# [Openbox?] déconnexion (session) inopinée

## Kevin57

Bonjour à tous,

J'ai un petit souci que j'attribue, peut-être à tort, à Openbox. De temps à autres, surtout en sortie d'écran de veille (Xscreensaver), ma session se déconnecte automatiquement et je me retrouve avec SLIM à devoir me ré-identifier. Je ne sais pas trop d'où peut venir le problème, il ne me semble pas super récent mais semble de plus en plus fréquent (peut-être que c'est juste une impression...). Avez-vous une idée de la provenance du problème? Je tourne sous Gentoo ~amd64 mis à jour quotidiennement. Ma version d'openbox est la 3.4.11.2, xorg-server-1.9.0, xf86-video-ati-6.13.1. Je ne sais pas où trouver un log qui pourrait aider, si vous avez une idée...

Merci beaucoup d'avance.

Kevin57

----------

## barul

Tu n'as pas un moyen de lancer Openbox et de faire des logs? 

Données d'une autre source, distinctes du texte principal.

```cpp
__host__ __device__ inline uint32_t retire_next_threshold(uint32_t S, uint32_t q)
{
    return (uint32_t)(((uint64_t)S * (uint64_t)q) >> 32);
}
__host__ __device__ inline uint32_t draw_retirement_lap(uint32_t w, uint64_t t, int L)
{
    if (t == 0ull) return 0u;
// ... 1 lines not shown
    uint32_t S = q;
    for (int k = 2; k <= L; ++k) {
        if (!(w < S)) return (uint32_t)k;
        S = retire_next_threshold(S, q);
    }
    return 0u;
}
__host__ __device__ inline uint32_t draw_retirement_lap_after(uint32_t w, uint64_t t, int k, int L)
{
    const uint32_t r = draw_retirement_lap(w, t, L - k + 1);
    return r == 0u ? 0u : (uint32_t)(k - 1) + r;
}

struct KParams {
    int32_t n, total_laps, track, pop_sh, pop_mh, pad0;
    double pit_loss, overtake_delta, drs_delta, dirty_thr, dirty_pen;
    double overtake_delta_31;
    uint64_t t_red, t_sc, t_vsc, t_vsc_tire;
    double comp_deg[kCompStride], comp_delta[kCompStride];
    double base_pace[kMaxCars];
    double factor[kMaxCars];
    double tire_deg[kMaxCars];
    double variance[kMaxCars];
    uint64_t t_dnf1[kMaxCars];
    uint64_t t_dnf[kMaxCars];
    uint16_t opt_laps[kMaxCars * kCompStride];
    double grid_probs[kMaxCars * kMaxCars];
    uint32_t normal_bits[kNormalRows * 4];
    int32_t wide, pad1;
    uint64_t t53_red, t53_sc, t53_vsc, t53_vsc_tire;
    uint64_t t53_dnf1[kMaxCars];
    uint64_t q64_dnf[kMaxCars];
};

constexpr size_t kSharedTableBytes =
    kNormalRows * 16
    + 4 * kMaxCars * 8
    + 2 * kMaxCars * 8
    + kMaxCars * kCompStride * 2
    + 2 * kCompStride * 8
    + kMaxCars * kMaxCars * 4;
__host__ __device__ constexpr size_t per_thread_lds_bytes(int n) { return (size_t)n * (8 + 8 + 4 + 1 + 2); }

__device__ __forceinline__ uint32_t xor3_key(uint32_t a, uint32_t b, uint32_t key)
{
#if defined(__HIP_DEVICE_COMPILE__)
    uint32_t r;
    asm("v_bitop3_b32 %0, %1, %2, %3 bitop3:0x96" : "=v"(r) : "v"(a), "v"(b), "s"(key));
    return r;
#else
    return a ^ b ^ key;
#endif
}

__device__ __forceinline__ void philox4x32_10(uint32_t c0, uint32_t c1, uint32_t c2, uint32_t c3,
                                              uint32_t k0, uint32_t k1,
                                              uint32_t &o0, uint32_t &o1, uint32_t &o2, uint32_t &o3)
{
#pragma unroll
    for (int r = 0; r < 10; ++r) {
        const uint64_t p0 = (uint64_t)0xD2511F53u * c0;
        const uint64_t p1 = (uint64_t)0xCD9E8D57u * c2;
        const uint32_t n0 = xor3_key((uint32_t)(p1 >> 32), c1, k0);
        const uint32_t n2 = xor3_key((uint32_t)(p0 >> 32), c3, k1);
        c1 = (uint32_t)p1;
        c3 = (uint32_t)p0;
// ... 93 lines not shown
```

### monte_carlo_gp_amd/csrc/race_isa.hip.h

```cpp
#ifndef MCGP_RACE_ISA_H
#define MCGP_RACE_ISA_H
#include <hip/hip_runtime.h>

namespace mcgp {
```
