__device__ __forceinline__ void ldg256(const void* ptr, uint4& a, uint4& b) {
  a = __ldg(reinterpret_cast<const uint4*>(ptr));
  b = __ldg(reinterpret_cast<const uint4*>(ptr) + 1);
}
__device__ __forceinline__ void stg256(void* ptr, const uint4& a, const uint4& b) {
  reinterpret_cast<uint4*>(ptr)[0] = a;
  reinterpret_cast<uint4*>(ptr)[1] = b;
}
template <int CH>
__device__ __forceinline__ void act_inplace(float* v, int act) {
  if (act == B200_ACT_NONE) return;
  if (act == B200_ACT_SILU) {
#pragma unroll
    for (int j = 0; j < CH; ++j) v[j] = silu_f(v[j]);
  } else if (act == B200_ACT_LEAKYRELU || act == B200_ACT_LEAKYRELU02) {
    const float slope = act == B200_ACT_LEAKYRELU ? 0.01f : 0.2f;
#pragma unroll
    for (int j = 0; j < CH; ++j) v[j] = v[j] > 0.0f ? v[j] : slope * v[j];
  } else if (act == B200_ACT_GELU) {
#pragma unroll
    for (int j = 0; j < CH; ++j) v[j] = 0.5f * v[j] * (1.0f + erff(v[j] * 0.70710678118654752f));
  } else if (act == B200_ACT_TANH || act == B200_ACT_SIGMOID) {
#pragma unroll
    for (int j = 0; j < CH; ++j) v[j] = apply_act(v[j], act);
  } else {
#pragma unroll
    for (int j = 0; j < CH; ++j) v[j] = fmaxf(v[j], 0.0f);
  }
}
template <int CH>
__device__ __forceinline__ void load_res_fast(const IgemmDev& p, uint4* rv, long long res_off, int col0) {
  const h16* r = reinterpret_cast<const h16*>(p.res_ptr) + res_off + col0;
  if (p.res_v256) {
#pragma unroll
    for (int g = 0; g < CH / 16; ++g) ldg256(r + g * 16, rv[2 * g], rv[2 * g + 1]);
  } else {
#pragma unroll
    for (int g = 0; g < CH / 8; ++g) rv[g] = __ldg(reinterpret_cast<const uint4*>(r + g * 8));
  }
}
template <int CH>
__device__ __forceinline__ void epilogue_fast(const IgemmDev& p, const uint32_t* raw, const float* addv,
                                              const uint4* rv, long long out_off, int col0, float* gs) {
  float v[CH];
#pragma unroll
  for (int j = 0; j < CH; j += 4) {
    const float4 a = *reinterpret_cast<const float4*>(addv + j);
    v[j] = __uint_as_float(raw[j]) + a.x;
// ... 368 lines not shown
              h16* o = reinterpret_cast<h16*>(p.out_ptr) + out_off + ((n0 + c0) >> 1);
              uint4 pk[4];
#pragma unroll
              for (int g = 0; g < 4; ++g) pk[g] = pack8(v + g * 8);
              if (p.out_v256) {
                stg256(o, pk[0], pk[1]);
                stg256(o + 16, pk[2], pk[3]);
              } else {
#pragma unroll
                for (int g = 0; g < 4; ++g) *reinterpret_cast<uint4*>(o + g * 8) = pk[g];
              }
            }
          }
          c0 = BN;
        }
      }
      if (lean_ok) {
#pragma unroll 1
        for (; c0 < BN && n0 + c0 + CH <= p.cout; c0 += CH) {
          uint4 rv[CH / 8];
#pragma unroll
          for (int g = 0; g < CH / 8; ++g) rv[g] = rv_next[g];
          if (res_fast && c0 + CH < BN && n0 + c0 + 2 * CH <= p.cout)
            load_res_fast<CH>(p, rv_next, res_off, n0 + c0 + CH);
          uint32_t raw[CH];
          acc_ld<CH>(acc_row + c0, raw);
          if (row_ok) {
            if (p.res_ptr) epilogue_lean<CH, true>(p, raw, addv + c0, rv, out_off, n0 + c0);
            else epilogue_lean<CH, false>(p, raw, addv + c0, rv, out_off, n0 + c0);
          }
        }
      }
#pragma unroll 1
      for (; c0 < BN; c0 += CH) {
        if (n0 + c0 >= p.out_cols) break;
        if (fast_ok && n0 + c0 + CH <= p.cout) {
          uint4 rv[CH / 8];
#pragma unroll
          for (int g = 0; g < CH / 8; ++g) rv[g] = rv_next[g];
          if (res_fast && c0 + CH < BN && n0 + c0 + 2 * CH <= p.cout)
            load_res_fast<CH>(p, rv_next, res_off, n0 + c0 + CH);
          uint32_t raw[CH];
          acc_ld<CH>(acc_row + c0, raw);
          float gs[16] = {0.f, 0.f, 0.f, 0.f, 0.f, 0.f, 0.f, 0.f, 0.f, 0.f, 0.f, 0.f, 0.f, 0.f, 0.f, 0.f};
          if (row_ok) {
            if (p.row_bias) {
              const float rb = __ldg(p.row_bias + ow);
#pragma unroll
              for (int j = 0; j < CH; ++j) raw[j] = __float_as_uint(__uint_as_float(raw[j]) + rb);
            }
            epilogue_fast<CH>(p, raw, addv + c0, rv, out_off, n0 + c0, gn_on ? gs : nullptr);
          }
          if constexpr (CH == 32) {
            if (gn_on && p.gn_sh == 2) {
              float a8[8], a4[4], a2[2];
              bool hi = (lane & 16) != 0;
#pragma unroll
              for (int i = 0; i < 8; ++i) {
                const float send = hi ? gs[i] : gs[8 + i], keep = hi ? gs[8 + i] : gs[i];
                a8[i] = keep + __shfl_xor_sync(0xffffffffu, send, 16);
              }
              hi = (lane & 8) != 0;
#pragma unroll
              for (int i = 0; i < 4; ++i) {
                const float send = hi ? a8[i] : a8[4 + i], keep = hi ? a8[4 + i] : a8[i];
                a4[i] = keep + __shfl_xor_sync(0xffffffffu, send, 8);
              }
              hi = (lane & 4) != 0;
#pragma unroll
              for (int i = 0; i < 2; ++i) {
                const float send = hi ? a4[i] : a4[2 + i], keep = hi ? a4[2 + i] : a4[i];
                a2[i] = keep + __shfl_xor_sync(0xffffffffu, send, 4);
              }
              hi = (lane & 2) != 0;
              float c = (hi ? a2[1] : a2[0]) + __shfl_xor_sync(0xffffffffu, hi ? a2[0] : a2[1], 2);
              c += __shfl_xor_sync(0xffffffffu, c, 1);
              if ((lane & 1) == 0) {
                const int grp = (c0 >> 2) + ((lane >> 3) & 1) * 4 + ((lane >> 2) & 1) * 2 + ((lane >> 1) & 1);
                gacc[grp * 2 + (lane >> 4)] += c;
              }
            } else if (gn_on) {
              float a[4], b[2];
              bool hi = (lane & 16) != 0;
#pragma unroll
              for (int i = 0; i < 4; ++i) {
                const float send = hi ? gs[i] : gs[4 + i], keep = hi ? gs[4 + i] : gs[i];
                a[i] = keep + __shfl_xor_sync(0xffffffffu, send, 16);
              }
              hi = (lane & 8) != 0;
#pragma unroll
              for (int i = 0; i < 2; ++i) {
                const float send = hi ? a[i] : a[2 + i], keep = hi ? a[2 + i] : a[i];
                b[i] = keep + __shfl_xor_sync(0xffffffffu, send, 8);
              }
              hi = (lane & 4) != 0;
              float c = (hi ? b[1] : b[0]) + __shfl_xor_sync(0xffffffffu, hi ? b[0] : b[1], 4);
              c += __shfl_xor_sync(0xffffffffu, c, 2);
              c += __shfl_xor_sync(0xffffffffu, c, 1);
              if ((lane & 3) == 0) {
                const int grp = (c0 >> 3) + ((lane >> 3) & 1) * 2 + ((lane >> 2) & 1);
                gacc[grp * 2 + (lane >> 4)] += c;
              }
            }
          }
          continue;
        }
        uint32_t raw[CH];
        acc_ld<CH>(acc_row + c0, raw);
        float v[CH];
#pragma unroll
        for (int j = 0; j < CH; ++j) v[j] = __uint_as_float(raw[j]);
        if (row_ok) epilogue_math<CH>(p, v, nb, ow, res_off, n0 + c0);
        if (p.stat_ptr && row_ok) {
          float cmax = -INFINITY;
#pragma unroll
          for (int j = 0; j < CH; ++j)
            if (n0 + c0 + j < p.cout) cmax = fmaxf(cmax, v[j]);
          if (cmax > -INFINITY) {
            const float nm = fmaxf(run_max, cmax);
            float acc = 0.f;
#pragma unroll
            for (int j = 0; j < CH; ++j)
              if (n0 + c0 + j < p.cout) acc += __expf(v[j] - nm);
            run_sum = run_sum * __expf(run_max - nm) + acc;
            run_max = nm;
          }
        }
        if (p.out_staged) store_staged<CH>(p, v, my_tile, row_ok, out_off, n0 + c0, lane);
        else if (row_ok) store_direct<CH>(p, v, out_off, n0 + c0);
      }
      if (p.stat_ptr && row_ok) {
        float2* st = reinterpret_cast<float2*>(p.stat_ptr) + ((long long)ow * p.tiles_n + nt);
        *st = make_float2(run_max, run_sum);
      }
      if (want_key >= 0) {
#pragma unroll
        for (int i = 0; i < PER; ++i)
          if (lane + 32 * i < BN) addv_other[lane + 32 * i] = nbv[i] + nrw[i];
        next_key = want_key;
      }
      __syncwarp();
      if (lane == 0) mbar_arrive(tempty_bar);
    }
    if (gn_on) { __syncwarp(); gn_flush(); }
  }

  __syncthreads();
}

Sous fluxbox, quand on a --enable-debug, on peut le lancer avec 'fluxbox -log ~/fichier-log', c'est assez pratique.

----------

## Kevin57

Ah si, je n'y avais pas pensé. Il y a l'option --debug, ça devrait faire le travail. Je tenterai ça au prochain boot et je vous tiens au courant des log.

----------